## BRIEF
From the line with "bool has = false;" through the line with "const int lds = 0;", inclusive, return each line of the data below exactly and leave the rest out.

[Records contained in a dataset]
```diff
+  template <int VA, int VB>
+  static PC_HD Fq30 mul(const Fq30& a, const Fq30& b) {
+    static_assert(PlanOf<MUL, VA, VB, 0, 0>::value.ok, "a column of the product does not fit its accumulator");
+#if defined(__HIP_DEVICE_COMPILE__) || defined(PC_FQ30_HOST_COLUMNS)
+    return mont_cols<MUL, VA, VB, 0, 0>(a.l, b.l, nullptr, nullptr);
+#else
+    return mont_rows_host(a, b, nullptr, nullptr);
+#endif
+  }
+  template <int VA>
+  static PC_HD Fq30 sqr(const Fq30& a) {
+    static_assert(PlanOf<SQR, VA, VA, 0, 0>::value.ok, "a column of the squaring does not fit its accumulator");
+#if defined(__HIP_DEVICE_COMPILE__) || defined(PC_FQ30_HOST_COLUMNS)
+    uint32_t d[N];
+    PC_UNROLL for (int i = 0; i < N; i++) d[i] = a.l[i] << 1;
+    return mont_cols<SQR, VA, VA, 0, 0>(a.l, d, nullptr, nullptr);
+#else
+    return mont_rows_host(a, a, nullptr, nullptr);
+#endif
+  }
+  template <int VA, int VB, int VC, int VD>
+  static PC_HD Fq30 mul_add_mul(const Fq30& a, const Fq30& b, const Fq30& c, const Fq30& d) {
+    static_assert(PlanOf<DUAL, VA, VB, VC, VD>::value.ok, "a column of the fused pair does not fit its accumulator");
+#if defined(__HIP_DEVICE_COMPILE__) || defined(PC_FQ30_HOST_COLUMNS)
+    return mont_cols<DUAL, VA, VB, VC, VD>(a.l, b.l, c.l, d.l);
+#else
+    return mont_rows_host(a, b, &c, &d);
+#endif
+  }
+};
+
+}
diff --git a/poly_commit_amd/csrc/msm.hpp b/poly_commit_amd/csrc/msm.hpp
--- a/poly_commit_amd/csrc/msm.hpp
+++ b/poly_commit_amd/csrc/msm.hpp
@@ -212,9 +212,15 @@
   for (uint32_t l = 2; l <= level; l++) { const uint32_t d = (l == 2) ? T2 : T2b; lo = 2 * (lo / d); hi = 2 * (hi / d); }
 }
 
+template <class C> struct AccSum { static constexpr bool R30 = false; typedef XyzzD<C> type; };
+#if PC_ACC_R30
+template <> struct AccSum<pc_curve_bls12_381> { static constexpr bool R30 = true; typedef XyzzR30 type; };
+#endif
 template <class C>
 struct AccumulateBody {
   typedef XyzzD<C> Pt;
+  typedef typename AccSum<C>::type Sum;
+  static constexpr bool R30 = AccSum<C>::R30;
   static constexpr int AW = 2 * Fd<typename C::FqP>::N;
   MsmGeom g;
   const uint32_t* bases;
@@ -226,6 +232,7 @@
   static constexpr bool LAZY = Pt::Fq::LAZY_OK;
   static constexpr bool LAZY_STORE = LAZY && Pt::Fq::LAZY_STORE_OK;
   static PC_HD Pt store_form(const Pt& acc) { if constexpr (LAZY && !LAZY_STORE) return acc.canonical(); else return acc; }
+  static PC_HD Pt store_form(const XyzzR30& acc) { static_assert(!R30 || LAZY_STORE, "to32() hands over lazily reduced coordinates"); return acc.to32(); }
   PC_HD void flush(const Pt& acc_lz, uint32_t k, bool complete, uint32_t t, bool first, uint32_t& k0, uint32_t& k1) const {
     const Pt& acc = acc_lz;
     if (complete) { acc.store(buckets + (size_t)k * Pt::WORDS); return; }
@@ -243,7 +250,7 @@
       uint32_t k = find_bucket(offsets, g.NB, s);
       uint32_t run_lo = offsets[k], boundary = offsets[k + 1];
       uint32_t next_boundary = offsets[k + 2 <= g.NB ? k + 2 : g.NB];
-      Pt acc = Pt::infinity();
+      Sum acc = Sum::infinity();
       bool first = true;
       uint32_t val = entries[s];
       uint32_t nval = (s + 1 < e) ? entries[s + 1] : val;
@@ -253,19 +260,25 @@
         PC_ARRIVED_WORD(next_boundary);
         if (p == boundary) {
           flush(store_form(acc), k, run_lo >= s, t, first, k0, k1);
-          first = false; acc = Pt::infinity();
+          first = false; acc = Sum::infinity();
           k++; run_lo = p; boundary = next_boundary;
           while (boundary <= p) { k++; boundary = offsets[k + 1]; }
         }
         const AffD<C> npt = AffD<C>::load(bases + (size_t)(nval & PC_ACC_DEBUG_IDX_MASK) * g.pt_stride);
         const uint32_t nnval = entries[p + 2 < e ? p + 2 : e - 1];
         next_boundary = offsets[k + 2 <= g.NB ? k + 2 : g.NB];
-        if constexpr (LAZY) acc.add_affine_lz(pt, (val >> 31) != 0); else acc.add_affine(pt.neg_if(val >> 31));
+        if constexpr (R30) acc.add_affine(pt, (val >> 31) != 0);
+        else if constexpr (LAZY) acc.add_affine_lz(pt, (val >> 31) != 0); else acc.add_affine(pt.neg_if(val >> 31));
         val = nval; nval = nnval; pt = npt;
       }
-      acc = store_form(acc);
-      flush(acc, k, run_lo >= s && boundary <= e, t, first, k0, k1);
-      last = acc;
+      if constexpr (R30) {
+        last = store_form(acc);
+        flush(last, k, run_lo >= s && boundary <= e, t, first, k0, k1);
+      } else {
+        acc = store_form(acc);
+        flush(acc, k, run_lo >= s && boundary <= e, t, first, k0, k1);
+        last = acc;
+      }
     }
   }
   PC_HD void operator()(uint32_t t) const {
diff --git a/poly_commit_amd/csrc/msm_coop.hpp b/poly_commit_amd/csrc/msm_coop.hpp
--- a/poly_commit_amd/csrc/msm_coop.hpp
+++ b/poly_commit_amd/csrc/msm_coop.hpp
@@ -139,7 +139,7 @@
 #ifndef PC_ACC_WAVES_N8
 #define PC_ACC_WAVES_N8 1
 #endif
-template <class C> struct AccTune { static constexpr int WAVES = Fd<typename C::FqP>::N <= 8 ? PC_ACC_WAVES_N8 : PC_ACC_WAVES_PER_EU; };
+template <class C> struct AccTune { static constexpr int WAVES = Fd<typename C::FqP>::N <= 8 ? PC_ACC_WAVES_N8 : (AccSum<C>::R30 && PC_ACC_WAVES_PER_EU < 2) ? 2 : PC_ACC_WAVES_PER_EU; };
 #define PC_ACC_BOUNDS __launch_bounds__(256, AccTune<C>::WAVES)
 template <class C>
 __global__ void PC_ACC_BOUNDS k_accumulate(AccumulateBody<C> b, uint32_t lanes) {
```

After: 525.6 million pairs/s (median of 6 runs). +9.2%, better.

...

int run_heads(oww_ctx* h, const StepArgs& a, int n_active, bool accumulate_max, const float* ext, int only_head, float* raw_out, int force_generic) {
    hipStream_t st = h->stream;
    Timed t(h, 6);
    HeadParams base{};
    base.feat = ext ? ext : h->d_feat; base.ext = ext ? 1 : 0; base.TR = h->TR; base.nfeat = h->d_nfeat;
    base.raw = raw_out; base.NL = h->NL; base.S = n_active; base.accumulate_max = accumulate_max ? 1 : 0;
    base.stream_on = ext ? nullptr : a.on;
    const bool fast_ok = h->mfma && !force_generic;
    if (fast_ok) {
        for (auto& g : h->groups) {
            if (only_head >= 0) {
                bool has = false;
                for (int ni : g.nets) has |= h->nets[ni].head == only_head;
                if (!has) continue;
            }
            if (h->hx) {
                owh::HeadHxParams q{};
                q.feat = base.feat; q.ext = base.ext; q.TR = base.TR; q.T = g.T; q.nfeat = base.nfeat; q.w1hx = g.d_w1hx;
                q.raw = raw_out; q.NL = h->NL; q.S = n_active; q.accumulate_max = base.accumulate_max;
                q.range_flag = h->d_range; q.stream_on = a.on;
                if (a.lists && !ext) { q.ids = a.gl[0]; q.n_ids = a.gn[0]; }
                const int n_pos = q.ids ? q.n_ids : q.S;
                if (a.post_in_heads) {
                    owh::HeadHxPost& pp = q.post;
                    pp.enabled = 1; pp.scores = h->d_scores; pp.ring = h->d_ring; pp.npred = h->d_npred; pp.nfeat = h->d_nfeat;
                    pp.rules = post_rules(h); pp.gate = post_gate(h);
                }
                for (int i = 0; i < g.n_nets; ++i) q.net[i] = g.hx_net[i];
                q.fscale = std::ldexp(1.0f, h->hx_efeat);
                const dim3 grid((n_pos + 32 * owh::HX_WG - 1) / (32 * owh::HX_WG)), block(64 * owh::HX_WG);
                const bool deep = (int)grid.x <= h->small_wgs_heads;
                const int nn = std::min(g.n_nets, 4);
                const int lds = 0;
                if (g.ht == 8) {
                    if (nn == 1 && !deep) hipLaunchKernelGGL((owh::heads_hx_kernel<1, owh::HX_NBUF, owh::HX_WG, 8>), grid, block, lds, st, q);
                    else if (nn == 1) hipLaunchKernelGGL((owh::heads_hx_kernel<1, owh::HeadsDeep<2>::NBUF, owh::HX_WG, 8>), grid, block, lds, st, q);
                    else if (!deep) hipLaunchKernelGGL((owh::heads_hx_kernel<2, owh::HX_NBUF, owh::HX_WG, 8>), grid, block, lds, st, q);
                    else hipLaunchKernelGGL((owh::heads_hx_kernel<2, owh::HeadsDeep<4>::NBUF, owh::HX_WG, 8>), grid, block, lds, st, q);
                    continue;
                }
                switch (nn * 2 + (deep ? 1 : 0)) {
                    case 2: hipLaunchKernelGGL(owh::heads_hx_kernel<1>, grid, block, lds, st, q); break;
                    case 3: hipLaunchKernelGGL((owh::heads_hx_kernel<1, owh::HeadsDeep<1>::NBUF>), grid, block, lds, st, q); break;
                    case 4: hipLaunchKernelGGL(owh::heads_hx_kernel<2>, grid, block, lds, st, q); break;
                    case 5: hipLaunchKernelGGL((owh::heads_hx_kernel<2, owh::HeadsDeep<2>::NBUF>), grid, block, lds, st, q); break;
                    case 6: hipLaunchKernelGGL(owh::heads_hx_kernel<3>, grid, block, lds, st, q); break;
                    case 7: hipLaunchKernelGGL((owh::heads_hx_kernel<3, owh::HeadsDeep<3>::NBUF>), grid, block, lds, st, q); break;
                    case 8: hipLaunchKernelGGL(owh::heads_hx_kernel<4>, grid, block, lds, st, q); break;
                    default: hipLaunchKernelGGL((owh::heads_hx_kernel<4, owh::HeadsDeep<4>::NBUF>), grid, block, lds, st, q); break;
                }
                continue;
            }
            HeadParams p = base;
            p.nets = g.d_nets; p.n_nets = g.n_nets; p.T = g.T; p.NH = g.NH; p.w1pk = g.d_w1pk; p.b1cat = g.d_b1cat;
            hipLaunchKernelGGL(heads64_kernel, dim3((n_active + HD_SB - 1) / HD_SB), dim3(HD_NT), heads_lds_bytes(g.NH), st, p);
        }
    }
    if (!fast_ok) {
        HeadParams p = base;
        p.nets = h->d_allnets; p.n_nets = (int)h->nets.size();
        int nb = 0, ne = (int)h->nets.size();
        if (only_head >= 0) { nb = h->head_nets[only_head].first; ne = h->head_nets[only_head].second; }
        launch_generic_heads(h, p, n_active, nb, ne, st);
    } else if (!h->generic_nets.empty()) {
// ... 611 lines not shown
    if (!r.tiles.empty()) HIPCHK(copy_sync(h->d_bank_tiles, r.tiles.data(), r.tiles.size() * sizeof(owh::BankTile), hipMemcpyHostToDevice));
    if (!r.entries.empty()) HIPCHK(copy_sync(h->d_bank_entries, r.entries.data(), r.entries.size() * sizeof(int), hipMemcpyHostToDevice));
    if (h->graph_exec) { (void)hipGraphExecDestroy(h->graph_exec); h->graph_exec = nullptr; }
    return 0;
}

==

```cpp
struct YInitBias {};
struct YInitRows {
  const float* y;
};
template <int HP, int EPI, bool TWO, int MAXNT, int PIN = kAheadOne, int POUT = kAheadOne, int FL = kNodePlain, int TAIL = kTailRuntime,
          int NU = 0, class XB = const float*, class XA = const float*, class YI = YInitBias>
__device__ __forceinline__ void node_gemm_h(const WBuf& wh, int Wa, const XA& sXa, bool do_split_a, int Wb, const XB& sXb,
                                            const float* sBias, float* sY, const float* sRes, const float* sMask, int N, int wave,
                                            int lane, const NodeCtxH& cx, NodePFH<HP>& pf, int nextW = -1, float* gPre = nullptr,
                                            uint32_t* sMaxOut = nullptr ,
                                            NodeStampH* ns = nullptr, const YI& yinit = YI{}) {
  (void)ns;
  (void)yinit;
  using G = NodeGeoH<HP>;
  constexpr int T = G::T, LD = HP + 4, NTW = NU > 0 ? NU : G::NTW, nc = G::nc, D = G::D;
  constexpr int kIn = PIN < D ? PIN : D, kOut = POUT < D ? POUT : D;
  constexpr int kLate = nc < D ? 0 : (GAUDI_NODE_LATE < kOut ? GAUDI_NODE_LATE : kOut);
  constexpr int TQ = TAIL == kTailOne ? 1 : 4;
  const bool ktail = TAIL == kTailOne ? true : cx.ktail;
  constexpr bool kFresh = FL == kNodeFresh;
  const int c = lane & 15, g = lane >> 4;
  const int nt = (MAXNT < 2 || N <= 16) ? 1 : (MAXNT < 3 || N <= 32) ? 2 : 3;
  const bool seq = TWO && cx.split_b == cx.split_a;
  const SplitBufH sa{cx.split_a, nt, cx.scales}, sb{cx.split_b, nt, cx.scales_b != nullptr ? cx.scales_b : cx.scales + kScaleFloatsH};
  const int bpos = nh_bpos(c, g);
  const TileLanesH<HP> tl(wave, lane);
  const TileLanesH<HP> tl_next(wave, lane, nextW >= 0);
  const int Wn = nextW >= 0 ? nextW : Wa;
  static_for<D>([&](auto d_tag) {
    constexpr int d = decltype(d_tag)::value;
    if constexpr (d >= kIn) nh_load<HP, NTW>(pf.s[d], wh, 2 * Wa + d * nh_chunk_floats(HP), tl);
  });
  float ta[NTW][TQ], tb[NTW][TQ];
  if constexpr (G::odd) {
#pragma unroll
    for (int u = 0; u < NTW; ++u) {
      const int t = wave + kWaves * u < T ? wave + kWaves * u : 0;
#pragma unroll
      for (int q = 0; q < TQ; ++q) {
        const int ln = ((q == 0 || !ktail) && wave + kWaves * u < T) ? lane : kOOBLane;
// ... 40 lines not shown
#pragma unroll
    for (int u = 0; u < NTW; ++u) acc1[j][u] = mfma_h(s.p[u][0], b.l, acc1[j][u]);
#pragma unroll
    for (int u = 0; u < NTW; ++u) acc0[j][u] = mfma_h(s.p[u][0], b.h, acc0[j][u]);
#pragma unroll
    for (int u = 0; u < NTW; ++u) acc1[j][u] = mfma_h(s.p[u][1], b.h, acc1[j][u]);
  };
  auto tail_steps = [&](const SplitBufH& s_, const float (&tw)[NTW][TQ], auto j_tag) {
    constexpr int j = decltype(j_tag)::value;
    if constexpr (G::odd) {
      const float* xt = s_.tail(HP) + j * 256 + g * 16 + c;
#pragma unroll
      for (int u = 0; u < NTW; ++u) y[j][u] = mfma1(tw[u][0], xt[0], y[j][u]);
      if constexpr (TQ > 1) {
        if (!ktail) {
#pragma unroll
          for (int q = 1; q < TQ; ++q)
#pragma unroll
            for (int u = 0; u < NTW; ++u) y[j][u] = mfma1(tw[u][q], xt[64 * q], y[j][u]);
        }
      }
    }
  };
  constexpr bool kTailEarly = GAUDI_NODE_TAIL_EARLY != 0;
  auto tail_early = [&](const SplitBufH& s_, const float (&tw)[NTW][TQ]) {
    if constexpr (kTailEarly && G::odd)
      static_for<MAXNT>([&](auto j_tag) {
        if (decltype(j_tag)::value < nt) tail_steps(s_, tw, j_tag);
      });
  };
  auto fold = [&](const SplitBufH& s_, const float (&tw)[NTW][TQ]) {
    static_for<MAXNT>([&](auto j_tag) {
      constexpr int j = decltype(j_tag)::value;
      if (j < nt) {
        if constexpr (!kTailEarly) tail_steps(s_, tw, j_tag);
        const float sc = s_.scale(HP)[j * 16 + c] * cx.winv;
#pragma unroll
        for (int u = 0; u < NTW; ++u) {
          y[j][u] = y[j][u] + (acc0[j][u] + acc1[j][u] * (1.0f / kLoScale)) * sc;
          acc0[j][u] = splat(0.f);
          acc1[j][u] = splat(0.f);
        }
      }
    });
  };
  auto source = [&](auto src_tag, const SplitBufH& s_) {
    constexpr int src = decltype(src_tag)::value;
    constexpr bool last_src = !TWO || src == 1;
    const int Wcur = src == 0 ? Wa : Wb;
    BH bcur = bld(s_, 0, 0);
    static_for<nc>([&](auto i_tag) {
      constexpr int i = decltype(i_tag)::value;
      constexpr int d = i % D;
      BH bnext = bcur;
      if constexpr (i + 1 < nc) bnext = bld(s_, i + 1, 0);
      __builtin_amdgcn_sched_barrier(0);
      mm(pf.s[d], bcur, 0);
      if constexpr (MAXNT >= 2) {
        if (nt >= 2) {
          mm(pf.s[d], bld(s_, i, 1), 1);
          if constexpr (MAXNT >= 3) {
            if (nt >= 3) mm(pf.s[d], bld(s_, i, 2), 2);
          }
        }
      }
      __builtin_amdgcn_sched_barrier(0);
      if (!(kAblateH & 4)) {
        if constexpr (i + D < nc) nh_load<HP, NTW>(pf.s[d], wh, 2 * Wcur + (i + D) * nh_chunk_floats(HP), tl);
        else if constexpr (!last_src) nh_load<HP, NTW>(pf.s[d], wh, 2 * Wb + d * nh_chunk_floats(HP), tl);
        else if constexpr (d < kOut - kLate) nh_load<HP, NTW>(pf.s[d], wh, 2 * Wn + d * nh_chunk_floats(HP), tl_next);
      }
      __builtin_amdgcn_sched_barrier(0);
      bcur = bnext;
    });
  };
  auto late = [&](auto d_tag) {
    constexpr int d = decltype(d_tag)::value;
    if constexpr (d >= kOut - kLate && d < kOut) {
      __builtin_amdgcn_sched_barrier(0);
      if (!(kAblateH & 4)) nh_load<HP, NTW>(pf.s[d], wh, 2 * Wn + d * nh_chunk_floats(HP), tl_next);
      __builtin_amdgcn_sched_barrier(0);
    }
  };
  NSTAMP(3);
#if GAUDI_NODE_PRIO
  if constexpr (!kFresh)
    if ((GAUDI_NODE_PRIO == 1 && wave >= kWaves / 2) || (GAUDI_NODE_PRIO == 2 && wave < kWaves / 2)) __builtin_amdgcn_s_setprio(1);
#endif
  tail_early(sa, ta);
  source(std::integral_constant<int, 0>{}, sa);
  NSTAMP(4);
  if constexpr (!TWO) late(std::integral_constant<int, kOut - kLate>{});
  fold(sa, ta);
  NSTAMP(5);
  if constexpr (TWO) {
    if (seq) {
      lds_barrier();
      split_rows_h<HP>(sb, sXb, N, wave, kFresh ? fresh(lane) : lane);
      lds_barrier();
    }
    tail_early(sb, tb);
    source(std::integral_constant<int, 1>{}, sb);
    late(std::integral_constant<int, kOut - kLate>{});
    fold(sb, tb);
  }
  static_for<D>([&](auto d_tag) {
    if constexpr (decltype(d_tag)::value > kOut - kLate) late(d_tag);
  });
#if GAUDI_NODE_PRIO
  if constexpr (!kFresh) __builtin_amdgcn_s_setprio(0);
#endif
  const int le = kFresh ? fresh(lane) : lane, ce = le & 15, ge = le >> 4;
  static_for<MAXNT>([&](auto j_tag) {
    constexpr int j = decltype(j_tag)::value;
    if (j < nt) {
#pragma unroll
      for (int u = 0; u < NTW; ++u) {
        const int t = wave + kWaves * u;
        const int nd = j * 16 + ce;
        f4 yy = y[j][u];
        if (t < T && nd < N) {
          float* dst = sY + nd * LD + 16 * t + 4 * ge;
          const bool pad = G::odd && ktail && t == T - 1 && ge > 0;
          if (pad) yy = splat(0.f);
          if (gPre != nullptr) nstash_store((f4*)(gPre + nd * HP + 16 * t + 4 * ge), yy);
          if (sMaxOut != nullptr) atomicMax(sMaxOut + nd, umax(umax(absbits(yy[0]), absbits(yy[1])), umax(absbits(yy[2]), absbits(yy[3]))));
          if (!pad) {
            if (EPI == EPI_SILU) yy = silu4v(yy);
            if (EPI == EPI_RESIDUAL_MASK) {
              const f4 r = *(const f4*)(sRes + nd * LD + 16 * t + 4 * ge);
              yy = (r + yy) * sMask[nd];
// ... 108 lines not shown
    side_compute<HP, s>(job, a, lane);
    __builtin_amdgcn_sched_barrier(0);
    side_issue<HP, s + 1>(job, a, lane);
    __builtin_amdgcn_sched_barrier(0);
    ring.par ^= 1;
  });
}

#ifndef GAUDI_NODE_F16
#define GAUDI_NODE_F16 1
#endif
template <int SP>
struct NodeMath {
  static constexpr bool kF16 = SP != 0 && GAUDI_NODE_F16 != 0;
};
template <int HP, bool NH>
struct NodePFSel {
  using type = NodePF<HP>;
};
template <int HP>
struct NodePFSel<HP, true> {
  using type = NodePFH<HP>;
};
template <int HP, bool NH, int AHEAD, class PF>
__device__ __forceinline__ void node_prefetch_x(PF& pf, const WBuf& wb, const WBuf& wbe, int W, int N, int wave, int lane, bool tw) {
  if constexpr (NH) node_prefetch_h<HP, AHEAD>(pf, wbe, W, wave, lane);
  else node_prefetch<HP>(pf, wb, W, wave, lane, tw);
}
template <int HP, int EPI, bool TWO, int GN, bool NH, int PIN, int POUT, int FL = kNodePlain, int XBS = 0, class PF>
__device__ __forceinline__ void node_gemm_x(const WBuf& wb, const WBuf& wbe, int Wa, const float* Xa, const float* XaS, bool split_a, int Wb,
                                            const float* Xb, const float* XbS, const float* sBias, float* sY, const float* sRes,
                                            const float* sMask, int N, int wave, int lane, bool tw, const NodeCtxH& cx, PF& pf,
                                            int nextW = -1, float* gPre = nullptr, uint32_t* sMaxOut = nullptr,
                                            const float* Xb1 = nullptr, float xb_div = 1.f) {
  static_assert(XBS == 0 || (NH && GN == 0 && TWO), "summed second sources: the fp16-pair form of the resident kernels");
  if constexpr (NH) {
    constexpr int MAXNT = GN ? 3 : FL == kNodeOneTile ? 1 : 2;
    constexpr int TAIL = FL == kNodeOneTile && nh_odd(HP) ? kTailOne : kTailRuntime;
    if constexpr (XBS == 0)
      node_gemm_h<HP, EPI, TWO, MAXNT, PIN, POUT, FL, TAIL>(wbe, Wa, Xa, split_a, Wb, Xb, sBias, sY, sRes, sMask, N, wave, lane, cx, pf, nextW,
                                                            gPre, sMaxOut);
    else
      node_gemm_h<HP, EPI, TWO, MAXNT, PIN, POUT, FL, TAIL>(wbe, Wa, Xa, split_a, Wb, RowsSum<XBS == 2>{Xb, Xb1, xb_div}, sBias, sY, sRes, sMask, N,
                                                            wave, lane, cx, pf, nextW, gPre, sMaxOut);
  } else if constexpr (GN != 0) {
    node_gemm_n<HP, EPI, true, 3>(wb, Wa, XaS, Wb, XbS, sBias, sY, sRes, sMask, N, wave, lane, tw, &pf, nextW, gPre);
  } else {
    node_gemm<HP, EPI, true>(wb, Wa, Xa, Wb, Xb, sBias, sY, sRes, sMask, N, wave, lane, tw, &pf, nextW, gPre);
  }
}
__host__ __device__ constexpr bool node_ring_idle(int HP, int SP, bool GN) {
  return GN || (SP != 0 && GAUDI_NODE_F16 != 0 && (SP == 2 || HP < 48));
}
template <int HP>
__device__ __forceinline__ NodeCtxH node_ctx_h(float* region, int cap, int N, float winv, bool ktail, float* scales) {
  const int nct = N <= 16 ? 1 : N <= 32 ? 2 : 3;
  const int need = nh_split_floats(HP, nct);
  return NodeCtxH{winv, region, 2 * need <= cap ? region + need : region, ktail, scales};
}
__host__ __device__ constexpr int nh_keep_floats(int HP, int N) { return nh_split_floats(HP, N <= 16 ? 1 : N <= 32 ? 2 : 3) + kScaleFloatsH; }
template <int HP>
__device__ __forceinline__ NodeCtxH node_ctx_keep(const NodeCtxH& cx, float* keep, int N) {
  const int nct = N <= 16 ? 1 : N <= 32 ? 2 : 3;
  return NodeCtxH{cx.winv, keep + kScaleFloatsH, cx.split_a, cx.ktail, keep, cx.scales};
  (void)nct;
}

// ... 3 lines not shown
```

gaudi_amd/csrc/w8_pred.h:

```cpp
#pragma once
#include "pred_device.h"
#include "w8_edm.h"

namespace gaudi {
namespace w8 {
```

## OUTPUT OF THE EXERCISE
                bool has = false;
                for (int ni : g.nets) has |= h->nets[ni].head == only_head;
                if (!has) continue;
            }
            if (h->hx) {
                owh::HeadHxParams q{};
                q.feat = base.feat; q.ext = base.ext; q.TR = base.TR; q.T = g.T; q.nfeat = base.nfeat; q.w1hx = g.d_w1hx;
                q.raw = raw_out; q.NL = h->NL; q.S = n_active; q.accumulate_max = base.accumulate_max;
                q.range_flag = h->d_range; q.stream_on = a.on;
                if (a.lists && !ext) { q.ids = a.gl[0]; q.n_ids = a.gn[0]; }
                const int n_pos = q.ids ? q.n_ids : q.S;
                if (a.post_in_heads) {
                    owh::HeadHxPost& pp = q.post;
                    pp.enabled = 1; pp.scores = h->d_scores; pp.ring = h->d_ring; pp.npred = h->d_npred; pp.nfeat = h->d_nfeat;
                    pp.rules = post_rules(h); pp.gate = post_gate(h);
                }
                for (int i = 0; i < g.n_nets; ++i) q.net[i] = g.hx_net[i];
                q.fscale = std::ldexp(1.0f, h->hx_efeat);
                const dim3 grid((n_pos + 32 * owh::HX_WG - 1) / (32 * owh::HX_WG)), block(64 * owh::HX_WG);
                const bool deep = (int)grid.x <= h->small_wgs_heads;
                const int nn = std::min(g.n_nets, 4);
                const int lds = 0;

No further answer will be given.